Look at each line of the listing. Copy those that hold the string "struct".

——————————

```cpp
void launch_zero_upper_blocks(hipStream_t s, double *R, int64_t ld, int64_t npad);
void launch_alpha_from_y(hipStream_t s, const double *Y, int64_t ld, const double *z,
                         int64_t npad, double *alpha);
void launch_zero_block(hipStream_t s, double *B, int64_t ld, int64_t rows, int64_t cols);
void launch_ydiag(hipStream_t s, const double *Dinv, double *Ydiag, int64_t ld);
void launch_tinv_init(hipStream_t s, const double *Dinv, double *X, double *XT, int nsub, int64_t tld);
void launch_tinv_init(hipStream_t s, const float *Dinv, float *X, float *XT, int nsub, int64_t tld);
void launch_blockmm(hipStream_t s, int nprod, const double *const *A, const int64_t *lda, const double *const *B,
                    const int64_t *ldb, double *const *C, const int64_t *ldc, const int *K, double alpha);
void launch_blockmm(hipStream_t s, int nprod, const float *const *A, const int64_t *lda, const float *const *B,
                    const int64_t *ldb, float *const *C, const int64_t *ldc, const int *K, double alpha);
void launch_trace_from_y(hipStream_t s, const float *Y, int64_t ld, int64_t n, int64_t npad, const double *alpha,
                         double *part, double *out);
size_t trsm_small_workspace_bytes(int64_t npad);
void launch_trsm_small(hipStream_t s, const double *L, int64_t ld, const double *Dinv, const double *KsT, int64_t ldk,
                       int64_t npad, int j0, int cnt, void *ws, double *dq, unsigned **tmo_dev);
void launch_trsm_small(hipStream_t s, const float *L, int64_t ld, const float *Dinv, const float *KsT, int64_t ldk,
                       int64_t npad, int j0, int cnt, void *ws, double *dq, unsigned **tmo_dev);
enum { TS_SOL_PAIRED = 0, TS_SOL_COMPACT = 1, TS_SOL_GRANULE = 2, TS_SOL_ROWS = 3 };
struct TsSolution {
  const void *p = nullptr;
  int kind = TS_SOL_PAIRED, width = 32;
};
TsSolution trsm_small_solution(int64_t npad, int j0, int cnt, void *ws, bool f32 = false);
constexpr int APPEND_PART = 64 * 64 + 64;
void launch_append_gram(hipStream_t s, TsSolution v0, TsSolution v1, int m0, int m, int64_t npc, int64_t n,
                        const double *z, double *part, double *Lnew, int64_t ld);
void launch_append_commit(hipStream_t s, const DevParams *p, const double *X2, const double *y2, int m, int64_t n,
                          const double *part, int nslab, double *Lnew, int64_t ld, double *z2out, long long *info,
                          bool ev);
void launch_append_identity_rows(hipStream_t s, double *L, int64_t ld, int64_t r0, int64_t r1, int64_t ncols);
void launch_append_restride(hipStream_t s, const double *src, int64_t ld0, int64_t npad0, double *dst, int64_t ld1,
                            int64_t npad1);
constexpr int REMOVE_W = 32, REMOVE_W_SMALL = 4;
void launch_remove_gather(hipStream_t s, const double *src, int64_t ld0, const int *map, int64_t n1, double *dst,
                          int64_t npad1);
void launch_remove_rows(hipStream_t s, const double *src, const int *map, int64_t n1, int width, double *dst);
void launch_remove_w(hipStream_t s, const double *src, int64_t ld0, const int *map, const int *rem, int mc, int mw, int64_t r0,
                     int64_t n1, int64_t npad1, double *W);
void launch_remove_snap(hipStream_t s, const double *L, int64_t ld, int b0, int nb, double *snap);
void launch_remove_block(hipStream_t s, double *L, int64_t ld, const double *snap, double *W, int mw, int64_t kb, int64_t n1);
void launch_loo_stats(hipStream_t s, const double *Kinv, int64_t ld, const double *alpha, const double *y, int64_t n,
                      int64_t npad, double *mu, double *sigma, double *logp, double *v, double *sc, double *part);
void launch_loo_scale_symv(hipStream_t s, const double *Kinv, int64_t ld, int64_t n, int64_t npad, const double *sc,
                           const double *v, double *B, int64_t ldb, double *upart, double *u);
void launch_loo_rank2(hipStream_t s, double *G, int64_t ld, int64_t n, int64_t npad, const double *u, const double *alpha);
void launch_fill(hipStream_t s, double *p, int64_t count, double v);
void launch_axpy(hipStream_t s, double *a, const double *b, int64_t count);
void launch_dot(hipStream_t s, const double *a, const double *b, int64_t n, double *out);
void launch_transpose_sq(hipStream_t s, const double *src, int64_t lds_, double *dst, int64_t ldd,
                         int n);
void launch_transpose_sq(hipStream_t s, const float *src, int64_t lds_, float *dst, int64_t ldd, int n);
void launch_pack_blocks(hipStream_t s, double *dst, const double *src, int nblk, int64_t blk,
                        int first, int stride);
int64_t chunk_tdot_scratch(int64_t max_rows, int nb);
void launch_chunk_tdot(hipStream_t s, const double *chunk, int64_t rows, int nb, const double *v,
                       double *part, double *out);
void launch_chunk_tdot(hipStream_t s, const float *chunk, int64_t rows, int nb, const double *v,
                       double *part, double *out);
void launch_chunk_alpha(hipStream_t s, const double *Ych, int mloc, int nloc, int nb, BlockMap map,
                        const double *z, double *out);
void launch_chunk_alpha(hipStream_t s, const float *Ych, int mloc, int nloc, int nb, BlockMap map,
                        const double *z, double *out);
void launch_chunk_sumsq(hipStream_t s, const double *Ych, int mloc, int nloc, int nb, BlockMap map, int64_t n, double *part,
                        double *out);
void launch_chunk_sumsq(hipStream_t s, const float *Ych, int mloc, int nloc, int nb, BlockMap map, int64_t n, double *part,
                        double *out);
void launch_logdet_block(hipStream_t s, const double *L, int64_t ld, int64_t row0, int64_t n, int nb,
                         double *acc);
void launch_sumsq_info(hipStream_t s, const double *z, int64_t n, const long long *info, double *out);
void launch_info_to_double(hipStream_t s, const long long *info, double *out);
void launch_extract_lower(hipStream_t s, const double *L, int64_t ld, int64_t n,
                          double *out);

}
```

### gogp_amd/csrc/gemm_plan.h

```cpp
#pragma once
#include <algorithm>

#include "common.h"

namespace gogp {

struct GemmPrecision {
  int kstep;
  bool band_513_768;
  bool cand_batch;
  bool lauum_kbeg0;
};
constexpr int SGEMM_BK = 32;
constexpr GemmPrecision GEMM_F64 = {GEMM_BK, true, true, true}, GEMM_F32 = {SGEMM_BK, false, false, false};

struct GemmPlan {
  int mt, nt, nkt, kend, trap, rule, tpb_shift, rblk0, cblk0, pr, Pr, pc, Pc, beta0, new_row0, ktri, prio, krag0;
  int kbeg0;
  GemmMode mode;
  int ntiles;
  double flops;
  int64_t tag;
  int tile, waves;
  unsigned gridx, gridz;
};

inline GemmPlan gemm_plan(GemmMode mode, int mt, int nt, int64_t K, const GemmGrid *grid, int ncand, GemmPrecision prec) {
  constexpr int NONE = 0x7fffffff;
  GemmPlan p{};
  if (!prec.cand_batch) ncand = 1;
  p.mt = mt;
  p.nt = nt;
  p.nkt = (int)(K / prec.kstep);
  p.kend = (int)K;
  p.trap = mode == GEMM_TRAP;
  p.rule = p.tpb_shift = p.rblk0 = p.cblk0 = p.pr = p.pc = p.beta0 = 0;
  p.Pr = p.Pc = 1;
  p.new_row0 = (mode == GEMM_LOWER && grid && grid->new_row0 >= 0) ? grid->new_row0 : NONE;
  p.ktri = (mode == GEMM_RECT && grid && grid->ktri) ? 1 : 0;
  p.prio = grid ? grid->prio : 0;
  p.krag0 = (mode != GEMM_LAUUM && mode != GEMM_TRAP && grid && grid->krag0 >= 0 && !p.ktri) ? grid->krag0 : NONE;
  p.kbeg0 = (mode == GEMM_LAUUM && grid && prec.lauum_kbeg0) ? grid->kbeg0 : 0;
  if (grid && grid->rule) {
    p.rule = grid->rule;
    p.tpb_shift = grid->tpb_shift;
    p.rblk0 = grid->rblk0;
    p.cblk0 = grid->cblk0;
    p.pr = grid->pr;
    p.Pr = grid->Pr;
    p.pc = grid->pc;
    p.Pc = grid->Pc;
    p.beta0 = grid->beta0;
  }
  int ntiles;
  double flops;
  if (mode == GEMM_TRAP) {
    mode = GEMM_RECT;
    ntiles = mt * nt;
    const int nb = nt / 2;
    flops = 2.0 * TILE * TILE * (double)K * ((double)mt * nt - 4.0 * nb * (nb - 1) / 2.0);
  } else if (mode == GEMM_RECT) {
    ntiles = mt * nt;
    flops = 2.0 * (double)mt * TILE * (double)nt * TILE * (double)K;
    if (p.ktri) {
      flops = 0;
      for (int j = 0; j < nt; ++j)
        flops += 2.0 * (double)mt * TILE * TILE * (double)std::min<int64_t>(K, (int64_t)(j + 1) * TILE);
    }
    if (p.krag0 != NONE) {
      flops = 0;
      for (int i = 0; i < mt; ++i)
        flops += 2.0 * (double)nt * TILE * TILE * (double)(K - (int64_t)std::max(0, i - p.krag0) * TILE);
    }
    if (p.rule) {
      const int tpb = 1 << p.tpb_shift;
      long kept = 0;
      for (int bi = 0; bi < mt / tpb; ++bi)
        for (int bj = 0; bj < nt / tpb; ++bj) {
          const int gI = (p.rblk0 + bi) * p.Pr + p.pr, gJ = (p.cblk0 + bj) * p.Pc + p.pc;
          kept += gI > gJ ? (long)tpb * tpb : (gI == gJ ? (long)tpb * (tpb + 1) / 2 : 0);
        }
      flops = 2.0 * (double)kept * TILE * TILE * (double)K;
    }
  } else {
    ntiles = mt * (mt + 1) / 2;
    if (mode == GEMM_LOWER && p.krag0 != NONE) {
      flops = 0;
      for (int i = 0; i < mt; ++i)
        flops += 2.0 * (double)(i + 1) * TILE * TILE * (double)(K - (int64_t)std::max(0, i - p.krag0) * TILE);
    } else if (mode == GEMM_LOWER) {
      flops = 2.0 * (double)ntiles * TILE * TILE * (double)K;
    } else {
      flops = 0;
      for (int i = 0; i < mt; ++i)
        flops += 2.0 * (double)(i + 1) * TILE * TILE * (double)(K - std::max<int64_t>((int64_t)i * TILE, p.kbeg0));
    }
  }
  p.mode = mode;
  p.ntiles = ntiles;
  p.flops = flops * ncand;
  p.tag = (int64_t)mode * 100000000LL + (int64_t)(K / 16) * 100000LL + (int64_t)std::min(ntiles, 99999);
  const long total_tiles = (long)ntiles * ncand;
  const bool small = (mode != GEMM_LAUUM) && (total_tiles < (grid ? grid->small_below : 384) ||
                                              (prec.band_513_768 && total_tiles > 512 && total_tiles <= 768));
  if (p.prio == 1 && !small) p.prio = 0;
  p.tile = small ? 64 : TILE;
  p.waves = (mode == GEMM_LAUUM || (!small && total_tiles >= 3072)) ? 8 : 4;
  p.gridx = p.rule ? 8 * ((mt + 7) / 8) * nt : ntiles;
  p.gridz = (unsigned)ncand;
  if (small) {
    p.mt = mt * 2;
    p.nt = nt * 2;
    p.tpb_shift += 1;
    if (p.new_row0 != NONE) p.new_row0 *= 2;
    if (p.krag0 != NONE) p.krag0 *= 2;
    p.gridx = (mode == GEMM_RECT) ? (p.rule ? 8 * ((p.mt + 7) / 8) * p.nt : p.mt * p.nt) : p.mt * (p.mt + 1) / 2;
  }
  return p;
}

}
```

### gogp_amd/csrc/gemm_tile.h

```cpp
#pragma once
#include <type_traits>

#include <hip/hip_ext.h>

#include "common.h"
#include "gemm_plan.h"

namespace gogp {
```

——————————

- EXPECTED ANSWER:
struct TsSolution {
struct GemmPrecision {
struct GemmPlan {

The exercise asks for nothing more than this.